Through the course of applying the SFC estimation methods to simulated and experimental data, it was demonstrated that these methods overestimate the SFC and the degree of this bias is a function of the number of spikes used and the asymptotic SFC. Of course, given enough data, many of the issues involved in coherence estimation are no longer of practical concern, including SFC bias. However, we cannot assume that this will always—or even often—be the case. It is when the limits of the estimator are pushed that the quality of estimation needs to be examined. There certainly exist experimental paradigms where it is difficult to collect large numbers of spikes; one example is if SFC is to be estimated over short time intervals. This could occur if one is studying coherence during transient events (i.e., stimuli, ripples, or epileptic seizures) or if coherence is suspected of changing rapidly with time. Compounding the problem are neurons that fire with a very low rate. Pyramidal cells with a firing rate of <1 Hz are not uncommon in the hippocampus. In cases such as these, the bias has an appreciable effect on the estimate.

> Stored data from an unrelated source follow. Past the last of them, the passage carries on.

template <int NKT, bool DROP, bool CAUSAL, bool RES = false>
__global__ __launch_bounds__(256, 2) void attn_fwd_small_kernel(const AttnArgs a) {
  extern __shared__ __attribute__((aligned(16))) char smem[];
  const int lane = threadIdx.x & 63, wave = __builtin_amdgcn_readfirstlane(threadIdx.x >> 6);
  const int head = blockIdx.x;
  const auto [b, hh, N, D3, D, qbase] = head_addr(a.qkv, a.N, a.H, head);
  constexpr int nt = NKT, npad = NKT * 32;
  char* ktile = smem;
  char* vtile = smem + npad * 128;
  char* oimg = smem + 2 * npad * 128 + wave * 4096;
  stage_tile(qbase + D, D3, N, npad, ktile, wave, lane);
  stage_tile(qbase + 2 * D, D3, N, npad, vtile, wave, lane);
  const int wrot = (wave + head) & 3;
  bf16x8 qf[4], qf2[4];
  load_lane_frags(qbase, D3, N, wrot * 32, lane, qf);
  if (wrot + 4 < nt) load_lane_frags(qbase, D3, N, wrot * 32 + 128, lane, qf2);
  else {
#pragma unroll
    for (int kk = 0; kk < 4; ++kk) qf2[kk] = qf[kk];
  }
  asm volatile("s_waitcnt vmcnt(0)" ::: "memory");
#pragma unroll
  for (int kk = 0; kk < 4; ++kk) asm volatile("" : "+v"(qf[kk]), "+v"(qf2[kk]));
  __syncthreads();

  const float c = a.scale_log2e;
  for (int qb = wrot; qb < nt; qb += 4) {
    const int q0 = qb * 32;
    const int qrow = q0 + (lane & 31);
    if (qb != wrot) {
#pragma unroll
      for (int kk = 0; kk < 4; ++kk) qf[kk] = qf2[kk];
    }
    const int t_end = CAUSAL ? qb + 1 : nt;
    f32x16 s[NKT];
    float mx = NEG_BIG;
#pragma unroll
    for (int T = 0; T < NKT; ++T) {
      if (T < t_end) {
#pragma unroll
        for (int r = 0; r < 16; ++r) s[T][r] = 0.f;
#pragma unroll
        for (int kk = 0; kk < 4; ++kk) s[T] = __builtin_amdgcn_mfma_f32_32x32x16_bf16(row_frag(ktile, T, kk, lane), qf[kk], s[T], 0, 0, 0);
        if (32 * T + 32 > N || (CAUSAL && T == qb)) {
#pragma unroll
          for (int r = 0; r < 16; ++r) {
            const int key = 32 * T + acc_row(r, lane);
            if (!(key < N && (!CAUSAL || key <= qrow))) s[T][r] = NEG_BIG;
          }
        }
        mx = fmaxf(mx, max16(s[T]));
      }
    }
    mx = fmaxf(mx, __shfl_xor(mx, 32, 64));
    const float mc = mx * c;
    float l = 0.f;
    f32x16 oacc[2];
#pragma unroll
    for (int dt = 0; dt < 2; ++dt)
#pragma unroll
      for (int r = 0; r < 16; ++r) oacc[dt][r] = 0.f;
#pragma unroll
    for (int T = 0; T < NKT; ++T) {
      if (T < t_end) {
#pragma unroll
        for (int r = 0; r < 16; ++r) {
          float pexp = fast_exp2(__builtin_fmaf(s[T][r], c, -mc));
          l += pexp;
          if constexpr (DROP) pexp *= attn_keep(a, head, min(qrow, N - 1), min(32 * T + acc_row(r, lane), N - 1));
          s[T][r] = pexp;
        }
#pragma unroll
        for (int sidx = 0; sidx < 2; ++sidx) {
          const bf16x8 pf = acc_to_frag(s[T], sidx);
#pragma unroll
          for (int dt = 0; dt < 2; ++dt)
            oacc[dt] = __builtin_amdgcn_mfma_f32_32x32x16_bf16(tr_frag(vtile, T, sidx, dt, lane), pf, oacc[dt], 0, 0, 0);
        }
      }
    }
    l += __shfl_xor(l, 32, 64);
    const float inv = 1.0f / l;
    if constexpr (RES)
      store_rows_T_img<32, true>(a.o + (size_t)b * N * D + hh * DH, D, N, q0, lane, oacc, inv, oimg, nullptr, a.resid_in + (size_t)b * N * D + hh * DH,
                                 a.resid_out + (size_t)b * N * D + hh * DH, D);
    else
      store_rows_T_img(a.o + (size_t)b * N * D + hh * DH, D, N, q0, lane, oacc, inv, oimg);
    if (lane < 32 && qrow < N) a.lse2[stat_index(b, a.H, hh, N, qrow)] = mc + log2f(l);
  }
}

The proposed bias correction has been shown to have two major effects on the quality of the coherence estimate. In general, it reduces bias while adding variance to the estimate. This can result in either an increase or a decrease in the MSE, depending on the asymptotic coherence and the number of spikes in the STA. For the more realistic simulated models and the experimental data, the results from the conditions tested showed that the MSE is usually either reduced or unaffected, except in the case of high coherence (γ >0.25) and low numbers of spikes (*n* <4) for the FB-SFC method. We and others (Foffani et al. 2007; Fries et al. 1997) have found coherence levels are typically lower than this in neuronal data, even for well-synchronized cases. Therefore it seems unlikely that the correction would increase the error in estimation.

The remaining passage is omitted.